Here is a new version of that program:
|
#include <iostream>
using namespace std;
int main()
{
int Number;
cout << "Type a number between 1 and 3: ";
cin >> Number;
switch (Number)
{
case 1:
cout << "\nYou typed 1.";
break;
case 2:
cout << "\nYou typed 2.";
break;
case 3:
cout << "\nYou typed 3.";
break;
default:
cout << endl << Number << " is out of the requested range.";
}
return 0;
}
|
|
Even when using the break statement, the switch allows many case to
execute as one. To do this, as we saw when not using the break, type two
cases together. This technique is useful when validating letters
because the letters could be in uppercase or lowercase. This illustrated
in the following program:
|
#include <iostream>
using namespace std;
int main()
{
char Letter;
cout << "Type a letter: ";
cin >> Letter;
switch( Letter )
{
case 'a':
case 'A':
case 'e':
case 'E':
case 'i':
case 'I':
case 'o':
case 'O':
case 'u':
case 'U':
cout << "The letter you typed, " << Letter << ", is a vowel\n";
break;
case 'b':case 'c':case 'd':case 'f':case 'g':case 'h':case 'j':
case 'k':case 'l':case 'm':case 'n':case 'p':case 'q':case 'r':
case 's':case 't':case 'v':case 'w':case 'x':case 'y':case 'z':
cout << Letter << " is a lowercase consonant\n";
break;
case 'B':case 'C':case 'D':case 'F':case 'G':case 'H':case 'J':
case 'K':case 'L':case 'M':case 'N':case 'P':case 'Q':case 'R':
case 'S':case 'T':case 'V':case 'W':case 'X':case 'Y':case 'Z':
cout << Letter << " is a consonant in uppercase\n";
break;
default:
cout << "The symbol " << Letter << " is not an alphabetical letter\n";
}
return 0;
}
|
|
The switch statement is also used with an enumerator that controls
cases. This is also a good place to use the break statement to decide
which case applies. An advantage of using an enumerator is its ability
to be more explicit than a regular integer.
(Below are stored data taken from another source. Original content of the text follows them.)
static void eig_blocks_multi_dev(hfg_ctx *ctx, int N, int nF, const double *const *dFs, const double *dS, int nblk, const int64_t *blk_ptr,
                                 const int64_t *blk_idx, double *const *dBlockBufs, int nev = 0, double *const *dEs = nullptr,
                                 double *const *dCs = nullptr);
static int eig_num_cus(hfg_ctx *ctx) {
  static const int ncu = [&] {
    hipDeviceProp_t prop;
    return (hipGetDeviceProperties(&prop, ctx->device) == hipSuccess && prop.multiProcessorCount > 0) ? prop.multiProcessorCount : 256;
  }();
  return ncu;
}
void eig_blocks_dev(hfg_ctx *ctx, int N, const double *dF, const double *dS, int nblk, const int64_t *blk_ptr,
                    const int64_t *blk_idx, double *dBlockBuf) {
  eig_blocks_multi_dev(ctx, N, 1, &dF, dS, nblk, blk_ptr, blk_idx, &dBlockBuf);
}
static void eig_blocks_multi_dev(hfg_ctx *ctx, int N, int nF, const double *const *dFs, const double *dS, int nblk, const int64_t *blk_ptr,
                                 const int64_t *blk_idx, double *const *dBlockBufs, int nev, double *const *dEs, double *const *dCs) {
  EigWork &w = work_for(ctx);
  hipStream_t s = ctx->stream;
  const bool direct = dEs != nullptr;
  if (direct && (ctx->shard_n != 1 || nF * nblk > MAXB)) throw std::logic_error("eig_blocks_multi_dev: direct path needs one rank and one batch\n");
  if (blk_ptr[nblk] != N) throw std::logic_error("Symmetry mismatch in eig_gsym_sub\n");
  DevBuf<double> &idxbuf = w.idx;
  idxbuf.resize(2 * (size_t)N + 16);
  int64_t *drows = (int64_t *)idxbuf.p;
  int64_t *dcols = drows + N;
  for (int ib = 0; ib < nblk; ib++)
    if (blk_ptr[ib + 1] == blk_ptr[ib]) throw std::logic_error("eig_gsym_sub: empty symmetry block\n");
  const bool want_band = ctx->fixed_sinvh && ctx->fixed_sinvh == dS && ctx->band_state == 1 && ctx->band_node.size() == (size_t)N &&
                         helfem::tuning_live().eig_band;
  const bool cached = ctx->fixed_sinvh && ctx->fixed_sinvh == dS && w.sup_S == dS && w.sup_gen == ctx->fixed_gen &&
                      w.sup_N == N && want_band == !w.band_rows.empty() &&
                      w.sup_ptr.size() == (size_t)nblk + 1 && std::equal(w.sup_ptr.begin(), w.sup_ptr.end(), blk_ptr) &&
                      w.sup_idx.size() == (size_t)N && std::equal(w.sup_idx.begin(), w.sup_idx.end(), blk_idx);
  if (!cached) {
    w.sup_S = nullptr;
    w.xc_have.clear();
    HFG_HIP_CHECK(hipStreamSynchronize(s));
    w.band_rows.clear();
    w.band_pos.clear();
    w.band_ks.clear();
    w.band_koff.assign(1, 0);
    w.band_toff.assign(1, 0);
    w.band_any = false;
    if (want_band) {
      w.band_rows.resize(N);
      w.band_pos.resize(N);
      std::vector<int> nd, ks, toff;
      int64_t nbig = 0;
      for (int ib = 0; ib < nblk; ib++) {
        const int64_t o = blk_ptr[ib], n = blk_ptr[ib + 1] - o;
        nbig = std::max(nbig, n);
        nd.resize(n);
        for (int64_t i = 0; i < n; i++) {
          if (blk_idx[o + i] < 0 || blk_idx[o + i] >= N) throw std::logic_error("eig_gsym_sub: block index out of range\n");
          nd[i] = ctx->band_node[blk_idx[o + i]];
        }
        helfem::eig_band_order(n, nd.data(), w.band_pos.data() + o);
        for (int64_t i = 0; i < n; i++) w.band_rows[o + i] = blk_idx[o + w.band_pos[o + i]];
        if (helfem::eig_band_plan(n, nd.data(), w.band_pos.data() + o, ctx->band_pm, ctx->band_E, ks, toff)) w.band_any = true;
        for (size_t t = 0; t + 1 < toff.size(); t++) w.band_koff.push_back((int)w.band_ks.size() + toff[t + 1]);
        w.band_ks.insert(w.band_ks.end(), ks.begin(), ks.end());
        w.band_toff.push_back((int)w.band_koff.size() - 1);
      }
      std::vector<int> iota(nbig);
      for (int64_t i = 0; i < nbig; i++) iota[i] = (int)i;
      w.band_rows_dev.resize(N);
      w.band_pos_dev.resize(N);
      w.band_ks_dev.resize(w.band_ks.size() + 1);
      w.band_iota_dev.resize(nbig);
      HFG_HIP_CHECK(hipMemcpyAsync(w.band_rows_dev.p, w.band_rows.data(), sizeof(int64_t) * N, hipMemcpyHostToDevice, s));
      HFG_HIP_CHECK(hipMemcpyAsync(w.band_pos_dev.p, w.band_pos.data(), sizeof(int64_t) * N, hipMemcpyHostToDevice, s));
      HFG_HIP_CHECK(hipMemcpyAsync(w.band_ks_dev.p, w.band_ks.data(), sizeof(int) * w.band_ks.size(), hipMemcpyHostToDevice, s));
      HFG_HIP_CHECK(hipMemcpyAsync(w.band_iota_dev.p, iota.data(), sizeof(int) * nbig, hipMemcpyHostToDevice, s));
      HFG_HIP_CHECK(hipStreamSynchronize(s));
    }
    HFG_HIP_CHECK(hipMemcpyAsync(drows, blk_idx, sizeof(int64_t) * N, hipMemcpyHostToDevice, s));
    DevBuf<int> &flag = w.ibuf2;
    flag.resize((size_t)N * nblk + 8);
    for (int ib = 0; ib < nblk; ib++) {
      int n = (int)(blk_ptr[ib + 1] - blk_ptr[ib]);
      hipLaunchKernelGGL(k_col_support, dim3(N), dim3(256), 0, s, dS, N, drows + blk_ptr[ib], n, flag.p + (size_t)ib * N);
    }
    std::vector<int> hflag((size_t)N * nblk);
    HFG_HIP_CHECK(hipMemcpyAsync(hflag.data(), flag.p, sizeof(int) * hflag.size(), hipMemcpyDeviceToHost, s));
    HFG_HIP_CHECK(hipStreamSynchronize(s));
    std::vector<int64_t> allcols;
    for (int ib = 0; ib < nblk; ib++) {
      int cnt = 0;
      for (int c = 0; c < N; c++)
        if (hflag[(size_t)ib * N + c]) {
          allcols.push_back(c);
          cnt++;
        }
      if (cnt != (int)(blk_ptr[ib + 1] - blk_ptr[ib]))
        throw std::logic_error("eig_gsym_sub: Sinvh is not block structured (columns with support != block size)\n");
    }
    HFG_HIP_CHECK(hipMemcpyAsync(dcols, allcols.data(), sizeof(int64_t) * N, hipMemcpyHostToDevice, s));
    HFG_HIP_CHECK(hipStreamSynchronize(s));
    if (ctx->fixed_sinvh == dS) {
      w.sup_S = dS;
      w.sup_gen = ctx->fixed_gen;
      w.sup_N = N;
      w.sup_ptr.assign(blk_ptr, blk_ptr + nblk + 1);
      w.sup_idx.assign(blk_idx, blk_idx + N);
    }
  }

  size_t nmax = 0;
  for (int ib = 0; ib < nblk; ib++) nmax = std::max<size_t>(nmax, blk_ptr[ib + 1] - blk_ptr[ib]);
  const size_t slot = nmax * nmax + nmax;
  if (!direct && ctx->shard_n > 1)
    for (int f = 0; f < nF; f++) HFG_HIP_CHECK(hipMemsetAsync(dBlockBufs[f], 0, sizeof(double) * slot * nblk, s));
  const bool keep_x = w.sup_S == dS && w.sup_S != nullptr;
  std::vector<size_t> xoff(nblk + 1, 0);
  for (int ib = 0; ib < nblk; ib++) xoff[ib + 1] = xoff[ib] + (size_t)(blk_ptr[ib + 1] - blk_ptr[ib]) * (size_t)(blk_ptr[ib + 1] - blk_ptr[ib]);
  if (keep_x) {
    if (w.xc_have.size() != (size_t)nblk || w.Xc.n < xoff[nblk]) {
      w.Xc.resize(xoff[nblk]);
      w.xc_have.assign(nblk, 0);
    }
  }
  std::vector<int64_t> koff(nblk + 1, 0);
  for (int ib = 0; ib < nblk; ib++) {
    const int64_t n = blk_ptr[ib + 1] - blk_ptr[ib];
    koff[ib + 1] = koff[ib] + (nev > 0 ? std::min<int64_t>(nev, n) : n);
  }
  const int K = (int)koff[nblk];
  DevBuf<int> &rank = w.ibuf1;
  DevBuf<double> &Etmp = ctx->ws[3];
  if (direct) {
    rank.resize((size_t)nF * (N + 8));
    Etmp.resize((size_t)nF * N);
  }

  std::vector<int> mine;
  for (int f = 0; f < nF; f++)
    for (int ib = 0; ib < nblk; ib++)
      if (ib % ctx->shard_n == ctx->shard_rank) mine.push_back(f * nblk + ib);
  DevBuf<double> &Fb = ctx->ws[5];
  DevBuf<double> &T1 = ctx->ws[0];
  DevBuf<double> &Xall = ctx->ws[4];
  Fb.resize(nmax * nmax * MAXB);
  T1.resize(nmax * nmax * MAXB);
  Xall.resize(nmax * nmax * MAXB);
  for (size_t c0 = 0; c0 < mine.size(); c0 += MAXB) {
    int nb = (int)std::min<size_t>(MAXB, mine.size() - c0);
    std::vector<int> ns(nb), nevs(nb);
    std::vector<GemmTask> gt(4 * (size_t)nb);
    const double *Xptr[MAXB];
    int nm = 0;
    for (int k = 0; k < nb; k++) {
      const int ib = mine[c0 + k] % nblk;
      double *dBlockBuf = direct ? nullptr : dBlockBufs[mine[c0 + k] / nblk];
      int n = (int)(blk_ptr[ib + 1] - blk_ptr[ib]);
      ns[k] = n;
      nevs[k] = nev > 0 ? std::min(nev, n) : n;
      nm = std::max(nm, n);
      w.A[k].resize((size_t)n * n + 2);
      if (nev > 0) w.Zs[k].resize((size_t)n * nevs[k]);
      else w.Z[k].resize((size_t)n * n);
      w.Y[k].resize((size_t)n * n);
      double *Xb = keep_x ? w.Xc.p + xoff[ib] : Xall.p + (size_t)k * nmax * nmax;
      double *Fk = Fb.p + (size_t)k * nmax * nmax, *Tk = T1.p + (size_t)k * nmax * nmax;
      Xptr[k] = Xb;
      GemmTask g;
      g.M = g.N = g.K = n;
      g.lda = g.ldb = g.ldc = n;
      g.A = Fk;
      g.B = Xb;
      g.C = Tk;
      gt[k] = g;
      g.A = Xb;
      g.tA = 1;
      g.B = Tk;
      g.C = w.A[k].p;
      g.sym = 1;
      gt[nb + k] = g;
      g.sym = 0;
      g.tA = 0;
      g.A = Xb;
      g.B = nev > 0 ? w.Zs[k].p : w.Z[k].p;
      g.N = nevs[k];
      if (direct) {
        const int f = mine[c0 + k] / nblk;
        g.C = dCs[f];
        g.ldc = N;
        g.rmap = drows + blk_ptr[ib];
        g.cmap = rank.p + (size_t)f * (N + 8) + koff[ib];
      } else
        g.C = dBlockBuf + (size_t)ib * slot;
      gt[2 * nb + k] = g;
      g.A = w.Y[k].p;
      g.tA = 1;
      gt[3 * nb + k] = g;
    }
    upload_cached(w.gtasks, w.h_gtasks, gt, s);
    std::vector<GemmTask> fx;
    if (w.band_any && !w.band_rows.empty()) {
      for (int k = 0; k < nb; k++) {
        const int ib = mine[c0 + k] % nblk;
        const int n = ns[k], nt = w.band_toff[ib + 1] - w.band_toff[ib];
        for (int t = 0; t < nt; t++) {
          const int i0 = t * helfem::EIG_BAND_TILE, q = w.band_toff[ib] + t;
          GemmTask g = gt[k];
          g.A = gt[k].A + i0;
          g.M = std::min(helfem::EIG_BAND_TILE, n - i0);
          g.rmap = (const int64_t *)w.band_pos_dev.p + blk_ptr[ib] + i0;
          g.cmap = w.band_iota_dev.p;
          g.kstart = w.band_ks_dev.p + w.band_koff[q];
          g.nk = w.band_koff[q + 1] - w.band_koff[q];
          fx.push_back(g);
        }
      }
      std::stable_sort(fx.begin(), fx.end(), [](const GemmTask &a, const GemmTask &b) { return a.nk > b.nk; });
      upload_cached(w.fxtasks, w.h_fxtasks, fx, s);
    }
    {
      ProfScope ps(ctx, "eig_reduce");
      const int force_split = tuning().gemm_splitk;
      long full_tiles = 0, low_tiles = 0;
      for (int k = 0; k < nb; k++) {
        const long t1 = (ns[k] + 127) / 128;
        full_tiles += t1 * t1;
        low_tiles += t1 * (t1 + 1) / 2;
      }
      const bool band_fx = !fx.empty() && force_split < 0 && !gemm_prefers_128(ctx, full_tiles) && !tuning().mfma_4x4x4;
      for (int k = 0; k < nb; k++) {
        const int ib = mine[c0 + k] % nblk;
        const double *dF = dFs[mine[c0 + k] / nblk];
        int n = ns[k];
        double *Fk = Fb.p + (size_t)k * nmax * nmax;
        if (!(keep_x && w.xc_have[ib]))
          hipLaunchKernelGGL(k_gather_block, dim3((n + 255) / 256, n), dim3(256), 0, s, dF, dS, N, drows + blk_ptr[ib],
                             dcols + blk_ptr[ib], n, Fk, const_cast<double *>(Xptr[k]));
        else if (!band_fx)
          hipLaunchKernelGGL(k_gather_f, dim3((n + 255) / 256, n), dim3(256), 0, s, dF, N, drows + blk_ptr[ib], n, Fk);
        if (band_fx)
          hipLaunchKernelGGL(k_gather_f2, dim3((n + 255) / 256, n), dim3(256), 0, s, dF, N, (const int64_t *)w.band_rows_dev.p + blk_ptr[ib],
                             drows + blk_ptr[ib], n, Fk);
        if (keep_x) w.xc_have[ib] = 1;
      }
      const int slots = 2 * eig_num_cus(ctx);
      const bool split_full = force_split >= 0 ? force_split != 0 : (full_tiles < slots && nm >= 256);
      const bool split_low = force_split >= 0 ? force_split != 0 : (low_tiles < slots && nm >= 256);
      ProfScope pp3(ctx, "eig_products");
      const bool tile64 = force_split < 0 && !gemm_prefers_128(ctx, full_tiles);
      GemmHow full, low;
      if (tile64) full.tile = low.tile = GemmTile::T64;
      else {
        if (split_full) full.tile = GemmTile::T128, full.split2 = true;
        else if (tuning().gemm_rect) full.tile = GemmTile::T128x64;
        if (split_low) low.tile = GemmTile::T128, low.split2 = true;
      }
      w.full_how = full;
      if (full.split2)
        for (int k = 0; k < nb; k++) HFG_HIP_CHECK(hipMemsetAsync(T1.p + (size_t)k * nmax * nmax, 0, sizeof(double) * (size_t)ns[k] * ns[k], s));
      if (band_fx) {
        GemmHow how;
        how.tile = GemmTile::T64;
        how.scatter = how.klist = true;
        gemm_tasklist_dev(ctx, w.fxtasks.p, (int)fx.size(), helfem::EIG_BAND_TILE, nm, how);
      } else
        gemm_tasklist_dev(ctx, w.gtasks.p, nb, nm, nm, full);
      if (low.split2)
        for (int k = 0; k < nb; k++) HFG_HIP_CHECK(hipMemsetAsync(w.A[k].p, 0, sizeof(double) * (size_t)ns[k] * ns[k], s));
      gemm_tasklist_dev(ctx, w.gtasks.p + nb, nb, nm, nm, low);
      gemm_mirror_lower_dev(ctx, w.gtasks.p + nb, nb, nm);
    }
    std::function<void()> after_solve;
    if (direct)
      after_solve = [&] {
        if (w.used_dc) {
          if (!w.h_status) HFG_HIP_CHECK(hipHostMalloc((void **)&w.h_status, sizeof(int), hipHostMallocDefault));
          if (!w.status_ev) HFG_HIP_CHECK(hipEventCreateWithFlags(&w.status_ev, hipEventDisableTiming));
          HFG_HIP_CHECK(hipMemcpyAsync(w.h_status, dc_status_word(ctx), sizeof(int), hipMemcpyDeviceToHost, s));
          HFG_HIP_CHECK(hipEventRecord(w.status_ev, s));
        }
        ProfScope ps(ctx, "scatter");
        std::vector<const double *> csrc;
        std::vector<double *> cdst;
        std::vector<int> cn;
        for (int k = 0; k < nb; k++) {
          const int ib = mine[c0 + k] % nblk, f = mine[c0 + k] / nblk;
          csrc.push_back(nev > 0 ? w.Ws[k].p : w.d[k].p);
          cdst.push_back(Etmp.p + (size_t)f * N + koff[ib]);
          cn.push_back(nevs[k]);
        }
        copy_slices(s, csrc, cdst, cn);
        for (int f = 0; f < nF; f++) {
          int *rk = rank.p + (size_t)f * (N + 8);
          launch_rank(ctx, Etmp.p + (size_t)f * N, K, rk);
          hipLaunchKernelGGL(k_place_values, dim3((K + 255) / 256), dim3(256), 0, s, Etmp.p + (size_t)f * N, K, rk, dEs[f]);
          HFG_HIP_CHECK(hipMemsetAsync(dCs[f], 0, sizeof(double) * (size_t)N * K, s));
        }
      };
    eig_sym_batch(ctx, w, nb, ns.data(), Xptr, nev > 0 ? nevs.data() : nullptr, after_solve);
    {
      ProfScope ps(ctx, "eig_backtransform");
      if (!direct) {
        std::vector<const double *> csrc;
        std::vector<double *> cdst;
        std::vector<int> cn;
        for (int k = 0; k < nb; k++) {
          const int ib = mine[c0 + k] % nblk;
          double *slotp = dBlockBufs[mine[c0 + k] / nblk] + (size_t)ib * slot;
          csrc.push_back(nev > 0 ? w.Ws[k].p : w.d[k].p);
          cdst.push_back(slotp + nmax * nmax);
          cn.push_back(nevs[k]);
          if (nev <= 0 && w.full_how.split2 && ctx->shard_n == 1)
            HFG_HIP_CHECK(hipMemsetAsync(slotp, 0, sizeof(double) * (size_t)ns[k] * ns[k], s));
        }
        copy_slices(s, csrc, cdst, cn);
      }
      {
        ProfScope pp3(ctx, "eig_products");
        const GemmTask *last = w.gtasks.p + (w.folded ? 3 : 2) * (size_t)nb;
        GemmHow how = nev > 0 ? GemmHow{GemmTile::T64} : w.full_how;
        how.scatter = direct;
        gemm_tasklist_dev(ctx, last, nb, nm, nev > 0 ? *std::max_element(nevs.begin(), nevs.end()) : nm, how);
      }
    }
    if (direct && w.used_dc) {
      HFG_HIP_CHECK(hipEventSynchronize(w.status_ev));
      if (*w.h_status != 0) throw std::logic_error("Eigendecomposition failed!\n");
      trdp_check_status(ctx);
    } else
    check_status(ctx, w, nb);
  }
  HFG_HIP_CHECK(hipGetLastError());
}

To use an enumerator, define it and list each
one of its members for the case that applies. Remember that, by default,
the members of an enumerator are counted with the first member having a
value of 0, the second is 1, etc. Here is an example of a switch
statement that uses an
enumerator.
|
#include <iostream>
using namespace std;
enum TEmploymentStatus { esFullTime, esPartTime, esContractor, esNS };
int main()
{
int EmplStatus;
cout << "Employee's Contract Status: ";
cout << "\n0 - Full Time | 1 - Part Time"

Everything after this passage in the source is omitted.